Q: What are your hedging needs (foreign exchange, interest rates and so on), and how do you select counterparty banks to meet those needs?

PC: Renault is exposed to currency fluctuations that are fully hedged for financial assets and borrowings, and generally not hedged through financial products for recurrent commercial flows. Interest rate risk is minimised by balancing floating-rate funding and cash on hand (floating-rate deposits), and through fixed-rate funding to cover the industrial investments not financed from cashflow. Commodity risks are currently partially hedged within one year. All of our hedging needs are limited to plain vanilla, over-the-counter derivatives, negotiated with our banks, as these transactions are often considered as a positive side business for the banks’ credit lines.

JMvO: All our non-euro denominated debt is swapped to euros as KPN has very limited operational need for other currencies.
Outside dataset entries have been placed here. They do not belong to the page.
template <int KS0, int T1, int T2, int T3, int T4, int NC, int MN, bool H3, int MODE = -1>
__device__ __forceinline__ void ffn_window_body(const FfnDev& net, const float* __restrict__ mfcc,
                                                int64_t n_rows, int mfcc_n_rt, int mode_rt,
                                                uint8_t* __restrict__ labels) {
  const int mode = MODE >= 0 ? MODE : mode_rt;
  using TP = Topo<KS0, T1, T2, T3, T4, NC>;
  using HP = HTopo<TP, KS0, T1, T2, T3, T4>;
  static_assert(!H3 || (MN > 0 && MN * (kChunk / 4) <= 256), "split-f16 needs the sliding feature phase");
  __shared__ float rows[2][(kChunk + 4) * kMaxCoefs];
  __shared__ __attribute__((aligned(16))) float X[2][kChunk * kXStride];
  __shared__ int wnan[2][kChunk];
  const int mfcc_n = MN > 0 ? MN : mfcc_n_rt;
  const int tid = threadIdx.x;
  const int lane = tid & 63;
  const int wv = tid >> 6;
  const int g = lane >> 4;
  const int jw = lane & 15;
  const int in_dim = net.dims[0];
  const int nfeat = 3 * mfcc_n;

  constexpr int kNA = H3 ? 1 : TP::NA;
  constexpr int kNH = H3 ? HP::NS : 1;
  float fa[kNA];
  float fb[TP::NB];
  float fv[TP::NV + TP::NVB + 1];
  u4 fh[kNH][2];
  if constexpr (H3) {
    load_frags<TP, true>(net.frag, lane, fa, fb, fv);
    load_fragh<HP>(net.fragh, lane, fh);
    for (int i = tid; i < 2 * kChunk * kXStride; i += 256) (&X[0][0])[i] = 0.f;
  } else {
    load_frags<TP>(net.frag, lane, fa, fb, fv);
  }

  const int64_t n_frames = n_rows + 5;
  const int64_t n_chunks = (n_rows + kChunk - 1) / kChunk;
  constexpr int kRowRegs = ((kChunk + 4) * kMaxCoefs + 255) / 256;
  float pre[2][kRowRegs];
  constexpr int kPackRegs = MN > 0 ? ((kChunk + 4) * MN + 255) / 256 : 1;
  static_assert(MN == 0 || 256 * kPackRegs <= (kChunk + 4) * kMaxCoefs, "packed rows overflow");
  auto load_rows = [&](int64_t ch, float (&dst)[kRowRegs]) {
    const int64_t base = ch * kChunk;
    const int64_t avail = ch < n_chunks ? n_frames - base : 0;
    const int nr = (int)(avail < kChunk + 4 ? avail : kChunk + 4);
    if constexpr (MN > 0) {
#pragma unroll
      for (int q = 0; q < kPackRegs; ++q) {
        const int i = tid + 256 * q;
        const bool ok = i < nr * MN;
        const float v = mfcc[ok ? base * MN + i : 0];
        dst[q] = ok ? v : 0.f;
      }
    } else {
#pragma unroll
      for (int q = 0; q < kRowRegs; ++q) {
        const int i = tid + 256 * q;
        dst[q] = i < nr * mfcc_n ? mfcc[base * mfcc_n + i] : 0.f;
      }
    }
  };
  load_rows(blockIdx.x, pre[0]);
  load_rows(blockIdx.x + gridDim.x, pre[1]);
  int buf = 0;
  for (int64_t ch = blockIdx.x; ch < n_chunks; ch += gridDim.x, buf ^= 1) {
    const int64_t base = ch * kChunk;
    float* rw_ = rows[buf];
    float* Xb = X[buf];
    if constexpr (MN > 0) {
#pragma unroll
      for (int q = 0; q < kPackRegs; ++q) {
        rw_[tid + 256 * q] = pre[0][q];
        pre[0][q] = pre[1][q];
      }
    } else {
#pragma unroll
      for (int q = 0; q < kRowRegs; ++q) {
        const int i = tid + 256 * q;
        if (i < (kChunk + 4) * mfcc_n) {
          const int r = i / mfcc_n, c = i - r * mfcc_n;
          rw_[r * kMaxCoefs + c] = pre[0][q];
        }
        pre[0][q] = pre[1][q];
      }
    }
    if (H3 && tid < kChunk) wnan[buf][tid] = 0;
    __syncthreads();
    load_rows(ch + 2 * (int64_t)gridDim.x, pre[1]);
    const int64_t nwin64 = n_rows - base;
    const int nwin = (int)(nwin64 < kChunk ? nwin64 : kChunk);
    if constexpr (MN > 0 && MN * (kChunk / 4) <= 256) {
      const int c = tid % MN, q = tid / MN;
      if (q < kChunk / 4) {
        float a[8];
#pragma unroll
        for (int k = 0; k < 8; ++k) a[k] = rw_[(4 * q + k) * MN + c];
        const bool m0 = !H3 || c < in_dim, m1 = !H3 || MN + c < in_dim, m2 = !H3 || 2 * MN + c < in_dim;
        constexpr bool kD1 = !H3 || MN < 4 * KS0, kD2 = !H3 || 2 * MN < 4 * KS0;
#pragma unroll
        for (int k = 0; k < 4; ++k) {
          const Feat3 ft = feature_triple(a[k], a[k + 1], a[k + 2], a[k + 3], a[k + 4], mode);
          float* xw = Xb + (4 * q + k) * kXStride;
          if constexpr (H3) {
            const bool nan = (m0 || (kD2 && m2)) && ft.mn != ft.mn;
            __hip_atomic_fetch_or(&wnan[buf][4 * q + k], (int)nan, __ATOMIC_RELAXED,
                                  __HIP_MEMORY_SCOPE_WORKGROUP);
            xw[c] = m0 && !nan ? ft.mn : 0.f;
            if constexpr (kD1) xw[MN + c] = m1 ? ft.d1 : 0.f;
            if constexpr (kD2) xw[2 * MN + c] = m2 && !nan ? ft.d2 : 0.f;
          } else {
            xw[c] = ft.mn;
            xw[MN + c] = ft.d1;
            xw[2 * MN + c] = ft.d2;
          }
        }
      }
    } else
    for (int i = tid; i < nwin * mfcc_n; i += 256) {
      const int w = i / mfcc_n, c = i - w * mfcc_n;
      constexpr int kRS = MN > 0 ? MN : kMaxCoefs;
      const float* r = rw_ + w * kRS + c;
      const Feat3 ft = feature_triple(r[0], r[kRS], r[2 * kRS], r[3 * kRS], r[4 * kRS], mode);
      float* xw = Xb + w * kXStride;
      if constexpr (H3) {
        xw[c] = c < in_dim ? ft.mn : 0.f;
        xw[mfcc_n + c] = mfcc_n + c < in_dim ? ft.d1 : 0.f;
        xw[2 * mfcc_n + c] = 2 * mfcc_n + c < in_dim ? ft.d2 : 0.f;
      } else {
        xw[c] = ft.mn;
        xw[mfcc_n + c] = ft.d1;
        xw[2 * mfcc_n + c] = ft.d2;
      }
    }
    __syncthreads();
    const int wl = wv * 16 + jw;
    const int64_t w = base + wl;
#if VAD_FFN_WIN_PRIO
    __builtin_amdgcn_sched_barrier(0);
    __builtin_amdgcn_s_setprio(VAD_FFN_WIN_PRIO);
    __builtin_amdgcn_sched_barrier(0);
#endif
    f32x4 z;
    if constexpr (H3) {
      float x0[HP::K0][8];
      constexpr bool M0 = kMerge0<KS0>;
      const v4f* xr = reinterpret_cast<const v4f*>(Xb + wl * kXStride + 8 * (M0 ? (g & 1) : g));
#pragma unroll
      for (int s = 0; s < HP::K0; ++s) {
        const v4f lo4 = xr[8 * s], hi4 = xr[8 * s + 1];
#pragma unroll
        for (int q = 0; q < 4; ++q) {
          x0[s][q] = lo4[q];
          x0[s][q + 4] = hi4[q];
        }
      }
      if constexpr (M0) {
#pragma unroll
        for (int q = 0; q < 8; ++q)
          if (8 + q >= 13) x0[0][q] = 8 * (g & 1) + q < 13 ? x0[0][q] : 0.f;
      }
      z = mlp_forward_h3<KS0, T1, T2, T3, T4, NC>(FragRegs{fh}, (const float*)fb, (const float*)fv, x0);
      if (wnan[buf][wl]) z = (f32x4){__builtin_nanf(""), __builtin_nanf(""), __builtin_nanf(""), __builtin_nanf("")};
    } else {
      float x[KS0];
#pragma unroll
      for (int s = 0; s < KS0; ++s) {
        const int f = 4 * s + g;
        x[s] = (f < in_dim && f < nfeat && wl < nwin) ? Xb[wl * kXStride + f] : 0.f;
      }
      z = mlp_forward<KS0, T1, T2, T3, T4, NC>(fa, fb, fv, x);
    }
#if VAD_FFN_WIN_PRIO
    __builtin_amdgcn_sched_barrier(0);
    __builtin_amdgcn_s_setprio(0);
    __builtin_amdgcn_sched_barrier(0);
#endif
    if (g == 0 && wl < nwin) {
      labels[w] = (uint8_t)argmax_classes(z, net.n_classes);
      store_logits(net.logits, w, z, net.n_classes);
    }
  }
}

Although we generally have a fixed-rate interest profile, we use derivatives to manage the interest duration on our bond portfolio.

Counterparty risk is of course an important aspect of our hedging strategy and our policies mean that we deal with banks rated A2 or higher and we actively monitor the credit strength of our counterparties. For certain longer dated swaps, reset clauses at pre-agreed dates have been used to mitigate counterparty exposure during the life of the swap.

AP: Foreign exchange is not relevant at Snam. Most of our focus is on real interest rates given their impact not only on our debt but also on our assets, as we run a return-based business where revenues are set by the regulator considering, among other things, the evolution of the 10-year Italian government bond yield and domestic inflation. Our counterparties are selected among our relationship banks on the basis of competitive tenders where banks’ bid-price, market expertise and standing are the key criteria for success.

HT: Generally Telekom Austria Group hedges currency risks that may have an impact on its cashflows. We are exposed to currency risks, especially in Belarus, Croatia and Serbia. Unfortunately these currencies are expensive and difficult to hedge as foreign exchange markets for these currencies are not well developed and illiquid. We therefore concentrate on hedging via natural measures such as de-dollarisation and price increases.

We are also exposed to euro-interest rate risks. Telekom Austria Group monitors a ratio of fixed and variable debt defined by cashflow-at-risk and value-at-risk limits. We use derivative instruments and other measures to meet and support our risk limits.

The selection of counterparty banks is primarily based on Telekom Austria Group’s core banking principle and risk policy with respect to the know-how and pricing of the counterparties.